When he’s not whipping up scallop pasta, Porter’s attention is focused on the keyboard. Beneath Her Skin has been well received by critics and readers, which surprised him. He was nervous about putting his words out into the world, and that’s why he chose to create a mystery within a mystery by concealing his identity and writing as C.S. Porter. The book-jacket blurb describes “a solitary writer who lives near the Atlantic Ocean,” then veers mostly into fiction: “It is rumoured that he or she was once involved in crime investigation; that Porter suffered an immense personal loss; that they came from the U.S. or U.K., or grew up in these parts. Age unknown. The author has never been interviewed.” When the book started to gain traction, he realized he couldn’t promote it and retain anonymity.
After reading the compact, 224-page book subtitled “A Kes Morris file,” I was struck by its economical prose, breakneck pace and intricate plot. With Kes, Porter has created a fallible yet fascinating enigmatic character – why does she need opioids to dull her psychic pain, where is her ex and their daughter, and why doesn’t she have custody? – who deserves a series, or at least a second novel. Luckily for the reader, there is one on his computer. He allows that it’s set in Nova Scotia, in a different location, but says he’s “not sure about it yet.”

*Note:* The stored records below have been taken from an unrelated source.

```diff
@@ -2259,15 +2405,20 @@
   (void)hipStreamSynchronize(st);
   (void)hipMemcpyToSymbol(HIP_SYMBOL(g_ord_paths), &d_paths, sizeof(d_paths));
 #endif
-  hipLaunchKernelGGL(ordered_kernel, dim3((unsigned)count), dim3(ORD_THREADS), ordered_lds_bytes(cap, code_words, stage_wide), st, descs, nstrands, h32,
-                     store, luts, code_words, stage_wide, k2, S, cap, out_rows, out_stride, out_meta, meta_stride, first);
+  const auto kern = cap <= ORD_ONCE_CAP ? ordered_kernel<true> : ordered_kernel<false>;
+  const size_t lds = ordered_lds_bytes(cap, code_words, stage_wide);
+  int per_cu = 0;
+  if (hipOccupancyMaxActiveBlocksPerMultiprocessor(&per_cu, kern, ORD_THREADS, lds) != hipSuccess || per_cu < 1) per_cu = 1;
+  const int64_t grid = std::min<int64_t>(count, (int64_t)std::max(1, num_cus) * per_cu);
+  hipLaunchKernelGGL(kern, dim3((unsigned)grid), dim3(ORD_THREADS), lds, st, descs, nstrands, h32, store, luts, code_words, stage_wide, k2, S, cap, out_rows,
+                     out_stride, out_meta, meta_stride, first, count);
 #ifdef MH_ORD_PROF
   (void)hipStreamSynchronize(st);
   unsigned long long hp[8];
   (void)hipMemcpyFromSymbol(hp, HIP_SYMBOL(g_ord_prof), sizeof(hp));
-  fprintf(stderr, "[ordered prof] cap %d lds %zu strands(one-pass) %llu  100MHz ticks/strand: stage %.1f pass1 %.1f scan %.1f fill %.1f isort %.1f out %.1f\n", cap,
+  fprintf(stderr, "[ordered prof] cap %d lds %zu strands(one-pass) %llu  100MHz ticks/strand: stage %.1f hash %.1f scan %.1f fill %.1f rank %.1f\n", cap,
           ordered_lds_bytes(cap, code_words, stage_wide), hp[7], (double)hp[0] / hp[7], (double)hp[1] / hp[7], (double)hp[2] / hp[7], (double)hp[3] / hp[7],
-          (double)hp[4] / hp[7], (double)hp[5] / hp[7]);
+          (double)hp[5] / hp[7]);
   unsigned long long z[8] = {0, 0, 0, 0, 0, 0, 0, 0};
   (void)hipMemcpyToSymbol(HIP_SYMBOL(g_ord_prof), z, sizeof(z));
 #endif
```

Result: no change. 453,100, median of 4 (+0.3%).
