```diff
@@ -908,7 +909,33 @@
         if constexpr (STATS) st_flag += (sub == 0 && cell_ok && flag) ? 1u : 0u;
         tick(3);
         if (XMHW_COLD(s >= ch.begin && wave_any(flag))) {
-            constexpr int KPL = (NTP * R + 63) / 64;
+            constexpr int VL = (R * KL + 63) / 64;
+            constexpr int VX = EXT > 0 ? 1 : 0;
+            constexpr int SMAX = 3;
+            constexpr int VK = VL + VX + SMAX;
+            constexpr bool VIRT = YPS > 8;
+            static_assert(NTP <= 64 && R * EXT <= 64, "a row, and the register ranks, fit a wave");
+            using Raw = typename std::conditional<PACKED, int32_t, float>::type;
+            const uint32_t m_s = static_cast<uint32_t>(((s % R) + R) % R);
+            auto load_at = [&](const char* colc, uint32_t en) -> Raw {
+                const uint32_t t = umin((en >> 1) - 2u, tmax);
+                const char* a_ = colc + static_cast<uint64_t>(t) * ld4;
+                if constexpr (PACKED) return static_cast<int32_t>(*reinterpret_cast<const int16_t*>(a_));
+                else return *reinterpret_cast<const float*>(a_);
+            };
+            auto key_of = [&](Raw r_, uint32_t en) -> uint32_t {
+                float xs;
+                if constexpr (PACKED) {
+                    int32_t c_ = r_;
+                    if (pk.swap) c_ = static_cast<int32_t>(static_cast<int16_t>(__builtin_bswap16(static_cast<uint16_t>(c_))));
+                    xs = packed_sample(pk, c_);
+                } else {
+                    xs = r_;
+                }
+                const bool ok = xs == xs && (en >> 1) >= 2u;
+                const uint32_t kk = kneg ? key_fast<true>(__float_as_uint(xs)) : key_fast<false>(__float_as_uint(xs));
+                return ok ? kk : 0u;
+            };
             unsigned long long fm = __builtin_amdgcn_ballot_w64(flag && sub == 0 && cell_ok);
             while (fm != 0ull) {
                 const int L = __builtin_ctzll(fm);
@@ -918,42 +945,93 @@
                 uint32_t lo_c = static_cast<uint32_t>(__builtin_amdgcn_readlane(static_cast<int>(lo), L));
                 if (mirror) lo_c = lo_c + 1u < n_c ? n_c - 2u - lo_c : 0u;
                 const uint32_t guess = static_cast<uint32_t>(__builtin_amdgcn_readlane(static_cast<int>(a_lo), L));
-                uint32_t key[KPL];
-                {
+                const char* colc = static_cast<const char*>(ts) + cc * static_cast<int64_t>(ES);
+                const uint32_t lc = static_cast<uint32_t>(L >> 1) * 4u;
+                int lane_;
+                asm volatile("v_mbcnt_lo_u32_b32 %0, -1, 0\n\tv_mbcnt_hi_u32_b32 %0, -1, %0" : "=v"(lane_));
+                const int tl_ = lane_ < NTP ? lane_ : 0;
+                uint32_t r_lo = 0, r_hi = 0;
+                bool done = false;
+                if constexpr (VIRT) {
+                    uint32_t sm = 0, mx = 0, xk = 0;
+#pragma unroll
+                    for (int g = 0; g < R; ++g) {
+                        const int jj = g % NL, ln = L + g / NL;
+                        const uint32_t nvl = static_cast<uint32_t>(__builtin_amdgcn_readlane(static_cast<int>(XMHW_NVL(jj)), ln));
+                        uint32_t ex[EXN];
+#pragma unroll
+                        for (int e_ = 0; e_ < EXT; ++e_)
+                            ex[e_] = static_cast<uint32_t>(__builtin_amdgcn_readlane(static_cast<int>(XMHW_EX(e_, jj)), ln));
+                        uint32_t U;
+                        if constexpr (EXT > 0) U = ex[EXT - 1];
+                        else U = static_cast<uint32_t>(__builtin_amdgcn_readfirstlane(static_cast<int>(
+                                lds_ld(lc + static_cast<uint32_t>(g) * LSTRIDE + static_cast<uint32_t>(K - 1) * RSTRIDE))));
+                        const bool hides = nvl > static_cast<uint32_t>(K);
+                        const bool shrt = hides && U >= guess;
+                        sm |= shrt ? (1u << g) : 0u;
+                        mx = (hides && !shrt) ? umax(mx, U) : mx;
+#pragma unroll
+                        for (int e_ = 0; e_ < EXT; ++e_) xk = (lane_ == g + R * e_ && !shrt) ? ex[e_] : xk;
+                    }
+                    if (__builtin_popcount(sm) <= SMAX) {
+                        uint32_t re[SMAX];
+                        Raw rw[SMAX];
+                        uint32_t rest = sm;
+#pragma unroll
+                        for (int k_ = 0; k_ < SMAX; ++k_) {
+                            const uint32_t g = rest != 0u ? static_cast<uint32_t>(__builtin_ctz(rest)) : m_s;
+                            const int32_t j = static_cast<int32_t>((m_s + R - g) % R);
+                            const uint32_t e_ = table[static_cast<int64_t>(s - j - step_min) * NTP + tl_];
+                            re[k_] = rest != 0u && lane_ < NTP ? e_ : (kCodeInvalid << 1);
+                            rest &= rest - 1u;
+                        }
+#pragma unroll
+                        for (int k_ = 0; k_ < SMAX; ++k_) rw[k_] = load_at(colc, re[k_]);
+                        uint32_t vk[VK];
+#pragma unroll
+                        for (int i = 0; i < VL; ++i) {
+                            const uint32_t e = static_cast<uint32_t>(lane_ + 64 * i);
+                            const bool in = e < static_cast<uint32_t>(R * KL) && !((sm >> (e % R)) & 1u);
+                            const uint32_t v_ = lds_ld(lc + (in ? e : 0u) * LSTRIDE);
+                            vk[i] = in ? v_ : 0u;
+                        }
+                        if constexpr (VX > 0) vk[VL] = xk;
+#pragma unroll
+                        for (int k_ = 0; k_ < SMAX; ++k_) vk[VL + VX + k_] = key_of(rw[k_], re[k_]);
+                        uint32_t nv = 0;
+#pragma unroll
+                        for (int i = 0; i < VK; ++i) nv += static_cast<uint32_t>(__builtin_popcountll(__builtin_amdgcn_ballot_w64(vk[i] != 0u)));
+                        const uint32_t h = n_c - nv;
+                        if (nv != 0u && h <= lo_c) {
+                            pool_order_stats<VK>(vk, nv, lo_c - h, guess, r_lo, r_hi);
+                            done = r_lo > mx;
+                        }
+                    }
+                }
+                if constexpr (STATS) {
+                    st_virt += done ? 1u : 0u;
+                    st_full += done ? 0u : 1u;
+                }
+                if (!done) {
+                    constexpr int KPL = (NTP * R + 63) / 64;
                     uint32_t ent[KPL];
 #pragma unroll
                     for (int i = 0; i < KPL; ++i) {
-                        const int e = lane + 64 * i;
-                        const int j = e / NTP, trk = e - j * NTP;
-                        ent[i] = e < NTP * R ? table[static_cast<int64_t>(s - j - step_min) * NTP + trk] : (kCodeInvalid << 1);
+                        const int e = lane_ + 64 * i;
+                        const bool in = e < NTP * R;
+                        const int j = in ? e / NTP : 0, trk = in ? e - j * NTP : 0;
+                        const uint32_t e_ = table[static_cast<int64_t>(s - j - step_min) * NTP + trk];
+                        ent[i] = in ? e_ : (kCodeInvalid << 1);
                     }
-                    const char* colc = static_cast<const char*>(ts) + cc * static_cast<int64_t>(ES);
-                    typename std::conditional<PACKED, int32_t, float>::type raw[KPL];
-#pragma unroll
-                    for (int i = 0; i < KPL; ++i) {
-                        const uint32_t t = umin((ent[i] >> 1) - 2u, tmax);
-                        const char* a_ = colc + static_cast<uint64_t>(t) * ld4;
-                        if constexpr (PACKED) raw[i] = static_cast<int32_t>(*reinterpret_cast<const int16_t*>(a_));
-                        else raw[i] = *reinterpret_cast<const float*>(a_);
-                    }
-#pragma unroll
-                    for (int i = 0; i < KPL; ++i) {
-                        float xs;
-                        if constexpr (PACKED) {
-                            int32_t c_ = raw[i];
-                            if (pk.swap) c_ = static_cast<int32_t>(static_cast<int16_t>(__builtin_bswap16(static_cast<uint16_t>(c_))));
-                            xs = packed_sample(pk, c_);
-                        } else {
-                            xs = raw[i];
-                        }
-                        const bool ok = xs == xs && (ent[i] >> 1) >= 2u;
-                        const uint32_t kk = kneg ? key_fast<true>(__float_as_uint(xs)) : key_fast<false>(__float_as_uint(xs));
-                        key[i] = ok ? kk : 0u;
-                    }
-                }
-                uint32_t r_lo = 0, r_hi = 0;
-                pool_order_stats<KPL>(key, n_c, lo_c, guess, r_lo, r_hi);
-                const bool mine = (lane >> 1) == (L >> 1);
+                    Raw raw[KPL];
+#pragma unroll
+                    for (int i = 0; i < KPL; ++i) raw[i] = load_at(colc, ent[i]);
+                    uint32_t key[KPL];
+#pragma unroll
+                    for (int i = 0; i < KPL; ++i) key[i] = key_of(raw[i], ent[i]);
+                    pool_order_stats<KPL>(key, n_c, lo_c, guess, r_lo, r_hi);
+                }
+                const bool mine = (lane_ >> 1) == (L >> 1);
                 if (mirror && !(lo_c + 1u < n_c && n_c >= 2u)) r_hi = r_lo;
                 a_lo = mine ? r_lo : a_lo;
                 a_hi = mine ? r_hi : a_hi;
@@ -992,6 +1070,8 @@
 #pragma unroll
             for (int i = 1; i < 4; ++i) atomicAdd(&stats[4 + i], static_cast<unsigned long long>(st_more[i]));
             atomicAdd(&stats[4], static_cast<unsigned long long>(st_ext));
+            atomicAdd(&stats[16], static_cast<unsigned long long>(st_virt));
+            atomicAdd(&stats[17], static_cast<unsigned long long>(st_full));
 #pragma unroll
             for (int i = 0; i < 8; ++i) atomicAdd(&stats[8 + i], tacc[i]);
         }
diff --git a/xmhw_amd/csrc/pybind.cpp b/xmhw_amd/csrc/pybind.cpp
--- a/xmhw_amd/csrc/pybind.cpp
+++ b/xmhw_amd/csrc/pybind.cpp
@@ -149,9 +149,9 @@
     });
 
     m.def("plan_debug_stats", [](uintptr_t p, int enable, bool read) {
-        py::array_t<uint64_t> out(16);
-        std::fill(out.mutable_data(), out.mutable_data() + 16, uint64_t(0));
-        check(xmhw_plan_debug_stats_n(pp(p), enable, read ? out.mutable_data() : nullptr, 16));
+        py::array_t<uint64_t> out(32);
+        std::fill(out.mutable_data(), out.mutable_data() + 32, uint64_t(0));
+        check(xmhw_plan_debug_stats_n(pp(p), enable, read ? out.mutable_data() : nullptr, 32));
         return out;
     });
     m.def("plan_chunks_in_use", [](uintptr_t p, int64_t C) { int32_t v = 0; check(xmhw_plan_chunks_in_use(pp(p), C, &v)); return v; });
```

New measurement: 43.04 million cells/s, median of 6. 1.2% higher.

Then there’s the manuscript Porter’s been working on for years. It’s another novel, “but it’s meant to be quite funny and it’s hard to write funny.” He’s having a tough time with it, “but I’m not going to give it up, that’s for sure.”
I know he’ll solve the problem and get it done, since he admits he’s got a lot of Kes in him. She perseveres, even when cold-blooded, sadistic killers are stalking her. Writer’s angst pales in comparison.